Bombing tests with the Victor B Mk 2 in the early 60’s revealed more problems, for the navigator. When in the prone visual bomb aiming position, wearing a back parachute and high level oxygen equipment, a quick egress from the aircraft was impossible. In 1965, use of this position was approved at lower heights where the more cumbersome flying clothing was not required.

Poor design for a ‘modern’ aircraft?


----------



## Downwind.Maddl-Land (Oct 1, 2007)

Absolutely. However, the drawing does not show very well the shields on either side of the door that acted as blast deflectors to the airflow and SHOULD have ensured that the rear-crew didn't hit the airflow until they were clear of the wing leading edge and intakes.

However, as a viable V-force rear crew ejection rig was degined by Mssrs Martin-Baker, the people I would have like to have seen in the prone bombing position (which was never used - all weapons delivery was NBS) would have been the accountants and Bureaucrats who threw out the modification as "too expensive"!

I do hope these bureaucratic monuments to self-abuse can sleep well at nights.......


----------



## FLYBOYJ (Oct 1, 2007)

There's a few things that are not being realized here;

Even by the early 1960s the Victor's role would of been in a situation where if the aircraft was hit by enemy fire chances are it would of been immediately destroyed, perhaps justifying the "beuracrats" decision in keeping a prone egress system off the aircraft. Also keep in mind that aside from operating in the combat environment an aircraft such as a Victor is not operated at higher air speeds during cruise. If this aircraft experienced a situation where the crew had to egress I think slowing the aircraft down to 290 knots is not unreasonable. Even some of the 2nd generation combat jets had airspeed egress restrictions. What I see here is a bit of leftover WW2 thinking in the design of this aircraft, especially considering aircraft egress which was probably not a major design consideration when the aircraft was being developed.
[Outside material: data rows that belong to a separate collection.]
int fwd_gather(hbk_sharded_t p, hbk_stream_t stream_) {
  p->ids_open = false;
  hipStream_t stream = as_stream(stream_);
  const int N = p->N, W = p->W, me = p->rank;
  const bool wire = p->fin_wire, hop = p->fin_hop, p2p = p->fin_p2p;
  const bool zc = p->zero_copy_self, half = p->fused_half, any_hash = p->any_hash;
  const bool lowp = !p->lowp.empty(), wire16 = p->lowp_wire16;
  const int32_t id_dtype = p->id32 ? HBK_INT32 : HBK_INT64;
  const std::vector<Group>& groups = p->groups;
  const int G = (int)groups.size();
  int64_t* const slots_base = reinterpret_cast<int64_t*>(p->slots_buf.ptr);
  int32_t* const slot_send = p->fin_slot_send;
  int32_t* const slot_recv = reinterpret_cast<int32_t*>(p->slot_recv.ptr);
  float* const rows_send_base = p->send_rows_p;
  float* const rows_recv_base = p->recv_rows_p;
  int rc;
  for (int g = 0; g < G; ++g) {
    const Group& gr = groups[g];
    const int ng = gr.c1 - gr.c0;
    if (hop) HBK_HIP_OK(hipStreamWaitEvent(stream, p->ev[1][g], 0));
    if (hop && p2p) HBK_HIP_OK(hipStreamWaitEvent(stream, p->ev[3][0], 0));
    auto run_ids = [&](int q, int c) { return received_ids_at(p, gr, q, c); };
    if (any_hash && (rc = translate_group(p, gr, run_ids, slots_base, stream_)) != HBK_OK) return rc;
    std::vector<hbk_lookup_column_t> v;
    std::vector<float> clip;
    std::vector<int32_t> lowp_dtype;
    v.reserve((size_t)ng * W);
    for (int q = 0; q < W; ++q) {
      for (int c = 0; c < ng; ++c) {
        const int64_t n = gr.R[(size_t)q * ng + c];
        if (n == 0) continue;
        clip.push_back(p->max_norms[(size_t)(gr.c0 + c)]);
        if (lowp) lowp_dtype.push_back(p->lowp[(size_t)(gr.c0 + c)]);
        const hbk_sharded_column_t& col = p->cols[gr.c0 + c];
        hbk_lookup_column_t h;
        memset(&h, 0, sizeof(h));
        h.table = col.shard;
        h.rows = col.rows_local;
        h.dim = col.dim;
        h.ids_dtype = id_dtype;
        h.n_ids = n;
        h.n_segments = n;
        h.divisor = W;
        h.combiner = HBK_COMBINER_SUM;
        h.hot_rows = col.hot_rows;
        int64_t out_at = gr.row_send + gr.lay.own_row_off[(size_t)q * ng + c];
        float* out_base = rows_send_base;
        h.ids = run_ids(q, c);
        if (any_hash && p->hash[(size_t)(gr.c0 + c)].keys_cache != nullptr) {
          h.ids_dtype = HBK_INT64;
          h.ids = slots_base + gr.id_recv + gr.lay.own_id_off[(size_t)q * ng + c];
          h.divisor = 1;
        }
        if (zc && q == me) {
          out_at = gr.row_recv + gr.lay.req_row_off[(size_t)q * ng + c];
          out_base = rows_recv_base;
        }
        if (p2p) {
          h.out = p->peer_out[(size_t)q * N + gr.c0 + c];
          h.out_stride = p->peer_stride[(size_t)q * N + gr.c0 + c];
          h.out_slots = slot_recv + gr.id_recv + gr.lay.own_id_off[(size_t)q * ng + c];
          if (zc && q == me) {
            h.out_slots = slot_send + gr.id_send + gr.lay.req_id_off[(size_t)q * ng + c];
          }
          h.hot_rows = 0;
        } else if (half || wire16) {
          h.out = reinterpret_cast<float*>(reinterpret_cast<uint16_t*>(out_base) + out_at);
          h.half_io = half ? HBK_LOOKUP_OUT_HALF : 0;
        } else {
          h.out = out_base + out_at;
        }
        v.push_back(h);
      }
    }
    if (lowp) {
      if (wire16) {
        std::vector<hbk_lowp_gather_column_t> lv(v.size());
        for (size_t i = 0; i < v.size(); ++i) {
          const hbk_lookup_column_t& h = v[i];
          hbk_lowp_gather_column_t& d = lv[i];
          memset(&d, 0, sizeof(d));
          d.table = h.table;
          d.dim = h.dim;
          d.ids_dtype = h.ids_dtype;
          d.rows = h.rows;
          d.ids = h.ids;
          d.n_ids = h.n_ids;
          d.divisor = h.divisor;
          d.out = h.out;
        }
        rc = hbk_lowp_gather_rows_n((int32_t)lv.size(), lv.data(), stream_);
      } else {
        std::vector<hbk_lowp_lookup_column_t> lv(v.size());
        for (size_t i = 0; i < v.size(); ++i) {
          const hbk_lookup_column_t& h = v[i];
          hbk_lowp_lookup_column_t& d = lv[i];
          memset(&d, 0, sizeof(d));
          d.table = h.table;
// ... 159 lines not shown
      HBK_REQUIRE(outs[c] == p->p2p_outs[c] &&
                      (out_strides == nullptr || out_strides[c] == 0 ||
                       out_strides[c] == p->p2p_strides[c] ||
                       (out_strides[c] == p->cols[c].dim && p->p2p_strides[c] == p->cols[c].dim)),
                  "sharded_lookup_fwd: column %d: not the output registered with "
                  "hbk_sharded_p2p_bind", c);
    }
  }
  for (int g = 0; g < G && wire && !p2p; ++g) {
    const Group& gr = groups[g];
    if (half || wire16) {
      rc = exchange(p, HBK_HALF, HBK_HALF, reinterpret_cast<uint16_t*>(rows_send_base) + gr.row_send,
                    gr.lay.rows_send_peer.data(),
                    reinterpret_cast<uint16_t*>(rows_recv_base) + gr.row_recv,
                    gr.lay.rows_recv_peer.data(), stream_, p->ev[2][g], p->ev[3][g], nullptr, 0, zc);
    } else {
      rc = exchange(p, HBK_FLOAT, p->wire_dtype, rows_send_base + gr.row_send,
                    gr.lay.rows_send_peer.data(), rows_recv_base + gr.row_recv,
                    gr.lay.rows_recv_peer.data(), stream_, p->ev[2][g], p->ev[3][g],
                    p->wire_ws.ptr, p->wire_ws.bytes, zc);
    }
    if (rc != HBK_OK) return rc;
  }
  std::vector<int32_t*> idx((size_t)N);
  {
    int64_t off = 0;
    for (int c = 0; c < N; ++c) {
      idx[c] = reinterpret_cast<int32_t*>(set.shard_index.ptr) + off;
      off += n_ids[c];
    }
  }
  const int64_t* d_start = reinterpret_cast<const int64_t*>(p->runs_dev.ptr);
  const int64_t* d_base = d_start + (size_t)N * W;
  for (int g = 0; g < G && !p2p; ++g) {
    const Group& gr = groups[g];
    const int ng = gr.c1 - gr.c0;
    if (hop) HBK_HIP_OK(hipStreamWaitEvent(stream, p->ev[3][g], 0));
    std::vector<hbk_lookup_column_t> v(ng);
    for (int c = 0; c < ng; ++c) {
      const int cc = gr.c0 + c;
      hbk_lookup_column_t& h = v[c];
      memset(&h, 0, sizeof(h));
      h.table = half || wire16 ? reinterpret_cast<const float*>(reinterpret_cast<const uint16_t*>(rows_recv_base) +
                                                                gr.row_recv)
                               : rows_recv_base + gr.row_recv;
      h.half_io = half ? HBK_LOOKUP_TABLE_HALF : 0;
      h.rows = p->n_sent[cc];
      h.dim = p->cols[cc].dim;
      h.ids_dtype = HBK_INT32;
      h.ids = idx[cc];
      h.n_ids = n_ids[cc];
      h.row_splits = p->row_splits[cc];
      h.n_segments = p->n_seg[cc];
      h.divisor = 1;
      h.combiner = p->cols[cc].combiner;
      h.out = outs[cc];
      h.out_stride = out_strides ? out_strides[cc] : 0;
      h.run_start = d_start + (size_t)cc * W;
      h.run_base = d_base + (size_t)cc * W;
      h.n_runs = W;
      h.id_weights = p->id_weights[cc];
    }
    if (wire16) {
      std::vector<hbk_lowp_lookup_runs_column_t> lv((size_t)ng);
      for (int c = 0; c < ng; ++c) {
        const hbk_lookup_column_t& h = v[c];
        hbk_lowp_lookup_runs_column_t& d = lv[(size_t)c];
        memset(&d, 0, sizeof(d));
        d.col.table = h.table;
        d.col.table_dtype = p->lowp[(size_t)(gr.c0 + c)];
        d.col.dim = h.dim;
        d.col.rows = h.rows;
        d.col.ids = h.ids;
        d.col.ids_dtype = h.ids_dtype;
        d.col.combiner = h.combiner;
        d.col.n_ids = h.n_ids;
        d.col.row_splits = h.row_splits;
        d.col.n_segments = h.n_segments;
        d.col.divisor = 1;
        d.col.out_stride = h.out_stride;
        d.col.out = h.out;
        d.col.id_weights = h.id_weights;
        d.run_start = h.run_start;
        d.run_base = h.run_base;
        d.n_runs = h.n_runs;
      }
      rc = hbk_lowp_lookup_fwd_runs(ng, lv.data(), stream_);
    } else {
      rc = hbk_group_lookup_fwd(ng, v.data(), stream_);
    }
    if (rc != HBK_OK) return rc;
  }
  p->have_step = true;
  p->rows_live = !p2p;
  const double total = std::chrono::duration<double, std::micro>(std::chrono::steady_clock::now() -
                                                                p->fin_t0).count();
  p->host_us[0] = p->fin_us[0];
  p->host_us[1] = p->fin_us[1];
  p->host_us[2] = (float)(total - p->fin_us[0] - p->fin_us[1]);
  return HBK_OK;
}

Then again for me personally, unless the aircraft is on fire or part of the structure is compromised, bailing out of an aircraft should be the last option.


----------



## Downwind.Maddl-Land (Oct 1, 2007)

FlyboyJ I concur your 'operational' argument entirely. However, most military ac do not spend most of their time on ops. Moreover, the bailout option is not usually viable when on departure or recovery to base. Finally, the 4 SOB who were on the Victor that had its tail removed by a Buccaneer sure as hell had no chance of a manual bailout, but would have got out if they'd had ejection seats, as the front crew did.

The UK has a policy of running their ac well beyond the normal life expectancy - that's par for the course; my beef is with the ******** who made the decision in the late 50's that the ejection seat retrofit was too expensive for the remaining 'life' of the aircraft in the full knowledge (even then) that they would probably be in service for 20 yrs or more.


----------



## FLYBOYJ (Oct 1, 2007)

Downwind.Maddl-Land said:


> my beef is with the ******** who made the decision in the late 50's that the ejection seat retrofit was too expensive for the remaining 'life' of the aircraft in the full knowledge (even then) that they would probably be in service for 20 yrs or more.


Agree, 100% Penny wise but dollar foolish as the old saying goes....


----------